REQUIRED WORK | Tally the lines below that contain the word "true". Only the total should be given.
(EXCERPTED DATA begins)
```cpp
#define MF_CAP_TRIPS 8
template <int W, int T>
__device__ __forceinline__ void mf_load(const uint8_t* __restrict__ flags, int limit, int k0, int sub, uint8_t (&f)[T]) {
#pragma unroll
  for (int q = 0; q < T; ++q) {
    const int k = k0 + q * W + sub;
    f[q] = flags[k < limit ? k : 0];
  }
}
template <int W, int T>
// ... 477 lines not shown
  uint8_t* mutual = nullptr;
  unsigned int n_cand = 0, n_succ = 0;
  bool compressed = false, united = false;
  if (U > 0) {
    if (c->conn.cap < 2 * (size_t)U * c->adj_stride) { c->err = "connect buffer missing (local cut stage not run)"; return VGS_E_STATE; }
    mutual = c->conn.p + (size_t)U * c->adj_stride;
    const uint16_t* gt = (c->P.method == 2 && c->adj_have_gtab) ? c->adj_gtab.p : nullptr;
    const float inv_res2 = 1.0f / (c->P.voxel_size * c->P.voxel_size);
    if (c->have_region) { vgs_status so = vgs_compute_owned(c); if (so != VGS_OK) return so; }
    const uint8_t* owned_early = c->have_region ? c->owned.p : (const uint8_t*)nullptr;
    unsigned int* d_ndefer = (unsigned int*)(c->counters.p + 13);
    const bool early_union = c->lc_tail.open && !c->K.no_overlap;
    if (early_union) VGS_HIP_TRY(c, c->lc_defer_flag.ensure((size_t)U));
    const bool use_bits = c->cb_enabled && c->P.method == 2 && c->adj_have_off;
    const uint16_t* cb_off = use_bits ? c->adj_off.p : (const uint16_t*)nullptr;
    const int cb_lut = c->cb_R;
    const uint32_t* cb_bits = use_bits ? c->conn_bits.p : (const uint32_t*)nullptr;
    const LcGate g_first = {(c->lc_tail.open && c->lc_tail.gated) ? (const unsigned int*)(c->counters.p + 57) : (const unsigned int*)nullptr, LC_FEW};
    const size_t first_lds = (c->lc_tail.open && c->K.cross_lds_kb > 0) ? (size_t)c->K.cross_lds_kb * 1024 : 0;
    hipLaunchKernelGGL(k_cross, dim3(vgs_xcd_grid((U + CX_ROWS - 1) / CX_ROWS)), dim3(64), first_lds, c->stream, c->used_ids.p, c->used_rank.p, U, c->adj_key.p, c->adj_cnt.p,
                       c->adj_stride, c->conn.p, mutual, c->csize.p, c->parent.p, gt, c->adj_gstride, c->adj_nrank.p, inv_res2,
                       c->lc_tail.open ? c->lc_pending.p : (const uint8_t*)nullptr, c->lc_defer.p, d_ndefer, (const uint32_t*)nullptr, 0,
                       cb_off, cb_lut, cb_bits, c->cb_words, early_union ? c->lc_defer_flag.p : (uint8_t*)nullptr, g_first, owned_early);
    if (early_union) {
      hipLaunchKernelGGL(k_compress, dim3(nbV), dim3(TB), 0, c->stream, c->parent.p, V);
      hipLaunchKernelGGL(k_union_mutual, dim3((unsigned)((U + UM_ROWS - 1) / UM_ROWS)), dim3(64), first_lds, c->stream, c->used_ids.p, U, c->adj_key.p, c->adj_cnt.p,
                         c->adj_stride, mutual, c->attach.p, owned_early, c->parent.p, 0, c->lc_defer_flag.p, (const uint32_t*)nullptr, 0, g_first);
      compressed = true; united = true;
    }
    unsigned int n_defer = 0;
    {
      vgs_status sf = vgs_localcut_finish(c, &n_defer);
      if (sf != VGS_OK) return sf;
    }
    if (c->lc_tail.many) {
      hipLaunchKernelGGL(k_merge_init, dim3(nbV), dim3(TB), 0, c->stream, c->parent.p, c->csize.p, c->attach.p, c->cc_flags.p, c->csz.p, V);
      hipLaunchKernelGGL(k_cross, dim3(vgs_xcd_grid((U + CX_ROWS - 1) / CX_ROWS)), dim3(64), 0, c->stream, c->used_ids.p, c->used_rank.p, U, c->adj_key.p, c->adj_cnt.p,
                         c->adj_stride, c->conn.p, mutual, c->csize.p, c->parent.p, gt, c->adj_gstride, c->adj_nrank.p, inv_res2,
                         (const uint8_t*)nullptr, c->lc_defer.p, d_ndefer, (const uint32_t*)nullptr, 0, cb_off, cb_lut, cb_bits, c->cb_words, (uint8_t*)nullptr,
                         LcGate{nullptr, 0u}, owned_early);
      compressed = false; united = false;
      n_defer = 0;
    }
    if (n_defer > 0) {
      hipLaunchKernelGGL(k_cross, dim3((n_defer + CX_ROWS - 1) / CX_ROWS), dim3(64), 0, c->stream, c->used_ids.p, c->used_rank.p, U, c->adj_key.p, c->adj_cnt.p,
                         c->adj_stride, c->conn.p, mutual, c->csize.p, early_union ? (uint32_t*)nullptr : c->parent.p, gt, c->adj_gstride, c->adj_nrank.p, inv_res2,
                         (const uint8_t*)nullptr, c->lc_defer.p, d_ndefer, c->lc_defer.p, (int)n_defer, cb_off, cb_lut, cb_bits, c->cb_words, (uint8_t*)nullptr, LcGate{nullptr, 0u});
      if (early_union)
        hipLaunchKernelGGL(k_union_mutual, dim3((n_defer + UM_ROWS - 1) / UM_ROWS), dim3(64), 0, c->stream, c->used_ids.p, U, c->adj_key.p, c->adj_cnt.p,
                           c->adj_stride, mutual, c->attach.p, owned_early, c->parent.p, 0, (const uint8_t*)nullptr, c->lc_defer.p, (int)n_defer, LcGate{nullptr, 0u});
    }
    VGS_HIP_TRY(c, c->work_ids.ensure((size_t)U + 16));
    unsigned int* d_ncand = (unsigned int*)(mcnt + 0);
    unsigned int* d_changed = (unsigned int*)(mcnt + 1);
    hipLaunchKernelGGL(k_cc_candidates, dim3((unsigned)((U + TB - 1) / TB)), dim3(TB), 0, c->stream, c->used_ids.p, U, c->adj_mused.p,
                       c->csize.p, MP.adjacency_min, c->cc_flags.p, c->work_ids.p, d_ncand);
    const bool hide = !c->have_region && vgs_can_split_readback(c) && !early_union;
    if (hide) {
      vgs_status sb = vgs_readback_begin(c, d_ncand, 4);
      if (sb != VGS_OK) return sb;
      hipLaunchKernelGGL(k_compress, dim3(nbV), dim3(TB), 0, c->stream, c->parent.p, V);
      compressed = true;
      vgs_status se = vgs_readback_end(c, &n_cand, 4);
      if (se != VGS_OK) return se;
    } else {
      VGS_READBACK(c, &n_cand, d_ncand, 4);
    }
    if (n_cand > 0) {
      unsigned int* d_chg4 = (unsigned int*)(mcnt + 4);
      for (int round = 0; round < 1 << 18; ++round) {
        VGS_HIP_TRY(c, hipMemsetAsync(d_chg4, 0, 16, c->stream));
        for (int q = 0; q < 4; ++q)
          hipLaunchKernelGGL((k_cc_pass<false>), dim3(n_cand), dim3(64), 0, c->stream, c->work_ids.p, (int)n_cand, c->used_ids.p,
                             c->adj_key.p, c->adj_cnt.p, c->adj_mused.p, c->adj_stride, c->node.p, c->csize.p, c->cc_flags.p, MP, c->attach.p, d_chg4 + q);
        unsigned int ch = 0;
        if (hide && !united) {
          vgs_status sb = vgs_readback_begin(c, d_chg4 + 3, 4);
          if (sb != VGS_OK) return sb;
          hipLaunchKernelGGL(k_union_mutual, dim3((unsigned)((U + UM_ROWS - 1) / UM_ROWS)), dim3(64), 0, c->stream, c->used_ids.p, U, c->adj_key.p, c->adj_cnt.p,
                             c->adj_stride, mutual, c->attach.p, (const uint8_t*)nullptr, c->parent.p, 0, (const uint8_t*)nullptr, (const uint32_t*)nullptr, 0, LcGate{nullptr, 0u});
          united = true;
          vgs_status se = vgs_readback_end(c, &ch, 4);
          if (se != VGS_OK) return se;
        } else {
          VGS_READBACK(c, &ch, d_chg4 + 3, 4);
        }
        if (!ch) break;
      }
      hipLaunchKernelGGL((k_cc_pass<true>), dim3(n_cand), dim3(64), 0, c->stream, c->work_ids.p, (int)n_cand, c->used_ids.p, c->adj_key.p,
                         c->adj_cnt.p, c->adj_mused.p, c->adj_stride, c->node.p, c->csize.p, c->cc_flags.p, MP, c->attach.p, d_changed);
    }
  } else {
    VGS_HIP_TRY(c, c->conn.ensure(16));
  }
  if (c->have_region && U == 0) { vgs_status so = vgs_compute_owned(c); if (so != VGS_OK) return so; }
  if (U > 0 && !compressed) hipLaunchKernelGGL(k_compress, dim3(nbV), dim3(TB), 0, c->stream, c->parent.p, V);
  if (U > 0 && !united)
    hipLaunchKernelGGL(k_union_mutual, dim3((unsigned)((U + UM_ROWS - 1) / UM_ROWS)), dim3(64), 0, c->stream, c->used_ids.p, U, c->adj_key.p, c->adj_cnt.p,
                       c->adj_stride, mutual, c->attach.p, c->have_region ? c->owned.p : nullptr, c->parent.p, 1, (const uint8_t*)nullptr, (const uint32_t*)nullptr, 0, LcGate{nullptr, 0u});
  else if (U > 0 && n_cand > 0)
    hipLaunchKernelGGL(k_union_attach, dim3((n_cand + TB - 1) / TB), dim3(TB), 0, c->stream, c->work_ids.p, (int)n_cand, c->used_ids.p, c->attach.p, c->parent.p,
                       c->have_region ? c->owned.p : (const uint8_t*)nullptr);
  hipLaunchKernelGGL(k_flatten, dim3(nbV), dim3(TB), 0, c->stream, c->parent.p, V, c->have_region ? c->owned.p : nullptr, c->csz.p);
  VGS_HIP_TRY(c, hipEventRecord(c->ev[14], c->stream));
  uint32_t* keep_flag = c->head_flag.p;
  VGS_HIP_TRY(c, c->head_flag.ensure(V + 1));
  keep_flag = c->head_flag.p;
  unsigned int* d_nroots = (unsigned int*)(mcnt + 2);
  hipLaunchKernelGGL(k_root_flags, dim3((unsigned)((V + 1023) / 1024)), dim3(1024), 0, c->stream, c->parent.p, c->csz.p, V, c->P.method == 3 ? -1 : c->P.voxels_min,
                     keep_flag, d_nroots);
  size_t bytes = 0;
  VGS_HIP_TRY(c, rocprim::exclusive_scan(nullptr, bytes, keep_flag, c->kept_rank.p, 0u, (size_t)V, rocprim::plus<uint32_t>(), c->stream));
  VGS_HIP_TRY(c, c->sort_tmp.ensure(bytes));
// ... 22 lines not shown
```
(EXCERPTED DATA ends)
RESPONSE AREA | 4